The effect of Brexit is likely to affect Singapore marginally in the near term, given that the equity market has already responded negatively on the Black Friday of June 24, and the SGD has depreciated against the greenback by 1.65 percent.
Non-oil domestic exports (NODX) to the United Kingdom account for about 1 percent of Singapore’s total NODX. Imports from UK constitute about 2 percent of Singapore’s total imports. So from the trade perspective, the impact is likely to be benign. In addition, Brexit is unlikely to affect British companies already operating in Singapore, DBS reported.
Separately, in line with expectation, industrial production for May reported a modest rise of 0.9 percent y/y.
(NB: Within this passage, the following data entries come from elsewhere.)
@@ -2611,9 +2639,19 @@
     RecordsOn(mobrob_ppo_engine* e_, bool on) : e(e_) { e->use_norm_records = on; }
     ~RecordsOn() { e->use_norm_records = false; }
   } records_on(e, records);
+  const bool short_tail = !dp && e->fused.enabled && e->fused.H == FH && e->fused.train_chain && !env_switched_off("MOBROB_TAIL_V1");
+  struct ShortTail {
+    mobrob_ppo_engine* e; bool on;
+    ShortTail(mobrob_ppo_engine* e_, bool on_, bool fold) : e(e_), on(on_) { e->pack_chain_only = on; e->fold_once = on && fold; }
+    ~ShortTail() {
+      e->pack_chain_only = false; e->fold_once = false;
+      if (on) repack(e);
+    }
+  } tail(e, short_tail, records && getenv("MOBROB_TAIL_FOLD_ONCE") != nullptr);
+  if (e->fold_once) HIPC(hipMemsetAsync(e->norm_ticket, 0, sizeof(unsigned), e->stream));
   EpochLaunch epoch_launch;
   const bool epoch_kernel = epoch_kernel_eligible(e, dp, records, &epoch_launch);
-  e->last_update_mode = epoch_kernel ? 1 : 0;
+  e->last_update_mode = (epoch_kernel ? 1 : 0) | (e->fold_once ? 2 : 0) | (short_tail ? 4 : 0);
   for (int ep = 0; ep < e->cfg.n_epochs; ++ep) {
     CHK(mobrob_ppo_epoch_begin(e, perms ? perms + (size_t)ep * total : nullptr));
     if (dp) CHK(dp_all_reduce(e, e->advstat, (size_t)e->nmb * 4, 1, fn, ctx));
diff --git a/mobrob_amd/csrc/kernels_fused.h b/mobrob_amd/csrc/kernels_fused.h
--- a/mobrob_amd/csrc/kernels_fused.h
+++ b/mobrob_amd/csrc/kernels_fused.h
@@ -1453,6 +1453,7 @@
   float ent_coef, b_local, inv_bg;
   float* sums;
   double* rec_sum; int* rec_t;
+  unsigned* ticket; const int* fold_idx; int fold_start[14]; float* norm_out;
 };
 
 constexpr int kNormRec = 4;
@@ -1498,6 +1499,30 @@
     for (; n < kNormRec; ++n) stc<COH>(rec_t + n, -1);
   }
 }
+template <bool COH, class TA>
+__device__ __forceinline__ void fold_records_wide(const TA& a, const double* partial, int nrec, double* part, float* nts) {
+  const int lane = threadIdx.x & 63, wv = threadIdx.x >> 6;
+  const bool staged = nrec <= 1024;
+  if (staged) {
+    for (int c = threadIdx.x; c < nrec; c += blockDim.x) part[c] = ldc<COH>(partial + a.fold_idx[c]);
+    __syncthreads();
+  }
+  for (int t = wv; t < 13; t += 4) {
+    double ts = 0.0;
+    if (staged)
+      for (int c = a.fold_start[t] + lane; c < a.fold_start[t + 1]; c += 64) ts += part[c];
+    else
+      for (int c = a.fold_start[t] + lane; c < a.fold_start[t + 1]; c += 64) ts += ldc<COH>(partial + a.fold_idx[c]);
+    ts = wave_sum_d(ts);
+    if (lane == 0) nts[t] = (float)sqrt(ts);
+  }
+}
+__device__ __forceinline__ float total_norm_of(const float* nts, int ntens) {
+  float tot_sq = 0.f;
+  for (int t = 0; t < ntens; ++t) tot_sq = __fmaf_rn(nts[t], nts[t], tot_sq);
+  return sqrtf(tot_sq);
+}
+__device__ __forceinline__ float clip_coef_of(float max_norm, float total) { return fminf(max_norm / (total + 1e-6f), 1.0f); }
 
 __host__ __device__ __forceinline__ int slab_to_canonical(const SlabReduceArgs& s, int net, int p) {
   const int T_W1 = net == 0 ? 1 : 5, T_B1 = net == 0 ? 2 : 6, T_W2 = net == 0 ? 3 : 7, T_B2 = net == 0 ? 4 : 8;
@@ -1587,7 +1612,28 @@
   }
   if (s.rec_sum != nullptr) {
     const size_t b = ((size_t)net * gridDim.x + blockIdx.x) * kNormRec;
-    block_norm_records(tensor_of_canonical(s.offs, s.P, dst), acc, s.rec_sum + b, s.rec_t + b);
+    const int t = tensor_of_canonical(s.offs, s.P, dst);
+    if (s.ticket == nullptr) {
+      block_norm_records(t, acc, s.rec_sum + b, s.rec_t + b);
+      return;
+    }
+    block_norm_records<true>(t, acc, s.rec_sum + b, s.rec_t + b);
+    __shared__ double part[1024];
+    __shared__ float nts[16];
+    __shared__ int last_s;
+    if (threadIdx.x == 0) {
+      asm volatile("s_waitcnt vmcnt(0)" ::: "memory");
+      const unsigned tk = __hip_atomic_fetch_add(s.ticket, 1u, __ATOMIC_RELAXED, __HIP_MEMORY_SCOPE_AGENT);
+      const int last = tk == gridDim.x * gridDim.y - 1u;
+      if (last) __builtin_amdgcn_fence(__ATOMIC_ACQUIRE, "agent");
+      last_s = last;
+    }
+    __syncthreads();
+    if (!last_s) return;
+    fold_records_wide<true>(s, s.rec_sum, s.fold_start[13], part, nts);
+    __syncthreads();
+    if (threadIdx.x < 13) s.norm_out[threadIdx.x] = nts[threadIdx.x];
+    if (threadIdx.x == 0) s.norm_out[13] = total_norm_of(nts, 13);
   }
 }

This is down from 2.9 percent in the previous month. If biomedical manufacturing is excluded, output fell by 2.3 percent y/y. Sequentially, industrial output was down by 0.4 percent m/m, seasonally adjusted. Without biomedical, IP dipped by 1.4 percent compared to the previous month.
The 11.6 percent y/y surge in May NODX came largely on the back of a spike up in some unusual export products, which is unlikely to be sustainable. Non-electronics jumped by 19 percent y/y, driven by the exports of prefabricated buildings and non-monetary gold (436.7 percent).
Furthermore, the EU-Singapore Free Trade Agreement negotiation has not been completed yet. Therefore, it leaves no risk of preferential treatment for companies, thereby, not hurting the economy, by any means. Moreover, the entire Brexit process will not happen overnight. It will take a while for terms and conditions to be negotiated and agreed upon, while businesses, investors and consumers will have time to adjust.
"There will be ripple effect across the global economy, which is still struggling with the structural slowdown in China. It’ll be a double whammy for emerging Asia," DBS commented in its latest research report.